↓↓↓

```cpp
constexpr int kScoreMaxCands = 2 * kCandModes + kCompModes;
__global__ __launch_bounds__(256) void score_wave_kernel(
    Geo g, CandGeo cg, double lambda, double ds_u, double ds_v, const rv_fs_result *sub,
    const uint64_t *lout, const uint64_t *uout, const uint64_t *vout, int ntx_c, RdoWinner *win,
    const rv_fs_result *coarse, const rv_fs_result *half, const rv_fs_result *full,
    const rv_fs_result *look, const rv_fs_result *half_l, uint64_t *words, int32_t *cand_count,
    unsigned long long *imp_sum, uint32_t *evals, int32_t *leaf_count, const int32_t *alist,
    const int32_t *acount, BlkDec *dec, int round) {
  __shared__ CandCost kc[4][kScoreMaxCands];
  __shared__ RdoWinner ws[4];
  const int wave = threadIdx.x >> 6, lane = threadIdx.x & 63;
  const int n = alist ? __builtin_amdgcn_readfirstlane(*acount) : g.nsb;
  const int nc = cg.R * cg.M + cg.comp;
  const int per = kWordsPerRef * g.R + 4;
  for (int i = blockIdx.x * 4 + wave; i < n; i += gridDim.x * 4) {
    const int sb = alist ? __builtin_amdgcn_readfirstlane(alist[i]) : i;
    if (lane < nc)
      kc[wave][lane] = cand_cost(cg, lambda, ds_u, ds_v, sub, lout, uout, vout, ntx_c, sb, lane);
    wave_sync();
    if (lane == 0) {
      RdoWinner w{0, 0, 1.7976931348623157e308, 0};
      for (int c = 0; c < nc; c++) argmin_step(w, kc[wave][c], c);
      ws[wave] = w;
      win[sb] = w;
      if (dec) dec[sb] = blk_dec_of(cg, sub, sb, w.c);
    }
    wave_sync();
    const RdoWinner w = ws[wave];
    uint64_t *base = words + (int64_t)sb * per;
    for (int wi = lane; wi < per; wi += 64) {
      uint64_t v;
      if (wi < kWordsPerRef * g.R) {
        const int r = wi / kWordsPerRef, k = wi - r * kWordsPerRef, e = k >> 1;
// ... 128 lines not shown
  const int lane = threadIdx.x & 63;
  const uint64_t below = (1ull << lane) - 1;
  const uint64_t bh = __ballot(mh), bl = __ballot(ml);
  int b0 = 0, b1 = 0;
  if (lane == 0) {
    if (bh) b0 = atomicAdd(a.pub.cnt, (int)__popcll(bh));
    if (bl) b1 = atomicAdd(a.pub.cnt + 1, (int)__popcll(bl));
  }
  b0 = __shfl(b0, 0, 64);
  b1 = __shfl(b1, 0, 64);
  if (mh) a.list_h[b0 + __popcll(bh & below)] = job;
  if (ml) a.list_l[b1 + __popcll(bl & below)] = job;
  round_publish(a.pub);
}

struct CandKey {
  uint32_t tag, mv0, mv1;
};
struct CandKeys {
  CandKey *key;
  uint32_t tag;
  int reuse;
};
__device__ inline uint32_t mv_bits(rv_mv m) {
  return (uint32_t)(uint16_t)m.row | ((uint32_t)(uint16_t)m.col << 16);
}
__device__ inline bool cand_key_step(const CandKeys &k, int slot, bool v, rv_mv m0, rv_mv m1) {
  if (!v || !k.key) return v;
  const CandKey n{k.tag, mv_bits(m0), mv_bits(m1)};
  const CandKey o = k.key[slot];
  if (k.reuse && o.tag == n.tag && o.mv0 == n.mv0 && o.mv1 == n.mv1) return false;
  k.key[slot] = n;
  return true;
}

__global__ __launch_bounds__(256) void cand_list_kernel(CandGeo cg, const rv_fs_result *sub,
                                                         int n, int32_t *list, int32_t *count,
                                                         const uint8_t *active = nullptr,
                                                         CandKeys keys = CandKeys{nullptr, 0, 0}) {
  const int i = blockIdx.x * 256 + threadIdx.x;
  bool v = false;
// ... 2818 lines not shown
    ma.count = slot_cnt(q);
    ma.pub = r->rr.pub(q);
    ma.list = mvl(q);
    RV_R(rv_mvref_round(ma, st));
  }
  if (r->exact) {
    RV_R(rv_diamond_search_multi(&cur.hres, refs_h, g.R, r->jobs_half[lv], nr * 4, 16, 16, 0, 0, 0,
                                 g.bd, r->half, nullptr, nullptr, st));
  } else {
    RV_H(hipMemcpyAsync(r->half, r->half_l, (size_t)nr * g.R * 4 * sizeof(rv_fs_result),
                        hipMemcpyDeviceToDevice, st));
    fill_preds_kernel<<<(nr * g.R + 255) / 256, 256, 0, st>>>(r->jobs_full[lv], r->src_full,
                                                              nr * g.R, r->coarse, r->half, 0);
  }
  const uint8_t *act = r->exact ? r->mv_active : nullptr;
  const RdoArgs la4 = la, ca4 = ca;
  RdoArgs lc4 = la4, cc4 = ca4;
  lc4.list = cc4.list = r->cand_list + nsingle;
  lc4.count = cc4.count = r->cand_count + 1;
  lc4.cand_base = cc4.cand_base = 0;
  lc4.n_tx = g.nsb * cg.comp;
  cc4.n_tx = g.nsb * cg.comp * ntx_c;
  const RdoArgs f4h[4] = {la4, ca4, lc4, cc4};
  const bool f4_list = g.bd != 12;
  if (f4_list) RV_R(rv_rdo_args_put(f4h, cg.comp ? 4 : 2, r->f4_args, st));
  auto f3_f4 = [&]() -> int {
    RV_R(rv_diamond_search_multi(&cur.y, refs_y, g.R, r->jobs_full[lv], nr, 64, 64, 0, 0, 0, g.bd,
                                 r->full, ev_full, &to_sub, st, act));
    RV_EV(5);
    RV_R(kp_open(st));
    RV_R(rv_diamond_search_multi(&cur.y, refs_y, g.R, r->jobs_sub[lv], nr, 64, 64, 1,
// ... 44 lines not shown
    int lg = q == q_first ? nr * g.R : 0;
    const int hint = q == q_first ? -1 : r->rr.last_count;
    const int hsb = hint >= 0 ? std::max(2 * hint, 16) : 0;
    int f4_grid = 0;
    if (hsb) {
      lg = std::min(hsb * g.R, 512);
      f4_grid = std::min(6 * hsb, 1024);
    }
    RV_R(kp_open(xs));
    RV_R(rv_diamond_f2_f3(&cur.hres, refs_h, r->jobs_half[lv], r->half, ma.f2dirty, &cur.y,
                          refs_y, r->jobs_full[lv], r->full, ma.f3dirty, &to_sub, g.R, nr, g.bd,
                          mvl(q), acnt, lg, xs, r->jobs_sub[lv], r->sub, kp_acc, kp_ts()));
    RV_R(kp_close(xs));
    const int rg = hsb ? std::min(kRoundGrid, std::max((14 * hsb + 255) / 256, (hsb + 3) / 4))
                       : kRoundGrid;
    round_lists_kernel<<<rg, 256, 0, xs>>>(
        cg, r->sub, nsingle, r->cand_list, r->cand_count, mvl(q), acnt,
        CandKeys{r->cand_key, (uint32_t)(r->coded + 1), 1});
    if (f4_list) {
      RV_R(kp_open(xs, 1));
      RV_R(rv_rdo_candidates_list(f4h, r->f4_args, cg.comp ? 2 : 1, 0, g.hbd, xs, f4_grid, kp_f4,
                                  kp_ts(1)));
      RV_R(kp_close(xs, 1));
    } else {
      RV_R(rv_rdo_candidates(la4, ca4, g.hbd, xs));
      if (cg.comp) RV_R(rv_rdo_candidates(lc4, cc4, g.hbd, xs, true));
    }
    score_wave_kernel<<<rg, 256, 0, xs>>>(
        g, cg, L.lambda, L.ds[1], L.ds[2], r->sub, r->l_out, r->c_out, r->c_out + nct * 3, ntx_c,
        r->win, r->coarse, r->half, r->full, r->look, r->half_l, r->words, r->cand_count, nullptr,
        nullptr, nullptr, mvl(q), acnt, r->dec_lv[lv], 1);
    return RV_OK;
  };
  RV_R(f3_f4());
  const int budget = g.tws + 2 * g.ths - 2;
  int mv_runs = 0;
  auto mv_rounds_run = [&](const uint8_t *iwas, bool *changed) -> int {
    mv_runs++;
    q_first = r->rr.seq;
    return rounds(
        st, budget,
        [&](uint32_t q) {
          ma.init = 0;
          ma.iwas = iwas;
          ma.count = slot_cnt(q);
          ma.pub = r->rr.pub(q);
// ... 522 lines not shown
```

Measured before the change: 182.0.

## Enumerate RDO candidates per superblock in-kernel, skipping round_lists pass

In later MV refinement rounds, the RDO list kernel gains a per-superblock mode. Each wave recomputes candidate liveness itself and checks it against cached MV keys with a ballot mask, so the separate round_lists_kernel launch and global candidate lists are no longer needed. The score kernel now writes the candidate keys after scoring, so unchanged candidates are skipped in the next round. This removes a launch and a list compaction step, at the cost of a grid sized per superblock that may contain many idle blocks, plus extra key traffic. Phase timing instrumentation for MC and setup is also added.

New measurement: 176.7. 2.9% lower.

```diff
diff --git a/rav1e_amd/csrc/rv_rdo.h b/rav1e_amd/csrc/rv_rdo.h
--- a/rav1e_amd/csrc/rv_rdo.h
+++ b/rav1e_amd/csrc/rv_rdo.h
@@ -22,6 +22,18 @@
   uint64_t dist;
 };
 
+struct CandKey {
+  uint32_t tag, mv0, mv1;
+};
+struct CandKeys {
+  CandKey *key;
+  uint32_t tag;
+  int reuse;
+};
+__host__ __device__ inline uint32_t mv_bits(rv_mv m) {
+  return (uint32_t)(uint16_t)m.row | ((uint32_t)(uint16_t)m.col << 16);
+}
+
 struct RdoArgs {
   RdoPlane p[2];
   CandGeo g;
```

↑↑↑

Your answer must consist only of the lines from the one with "New measurement: 176.7. 2.9% lower." through the final line of the entries, each retyped exactly.

** ANSWER TO THIS PROBLEM **
New measurement: 176.7. 2.9% lower.

```diff
diff --git a/rav1e_amd/csrc/rv_rdo.h b/rav1e_amd/csrc/rv_rdo.h
--- a/rav1e_amd/csrc/rv_rdo.h
+++ b/rav1e_amd/csrc/rv_rdo.h
@@ -22,6 +22,18 @@
   uint64_t dist;
 };
 
+struct CandKey {
+  uint32_t tag, mv0, mv1;
+};
+struct CandKeys {
+  CandKey *key;
+  uint32_t tag;
+  int reuse;
+};
+__host__ __device__ inline uint32_t mv_bits(rv_mv m) {
+  return (uint32_t)(uint16_t)m.row | ((uint32_t)(uint16_t)m.col << 16);
+}
+
 struct RdoArgs {
   RdoPlane p[2];
   CandGeo g;
```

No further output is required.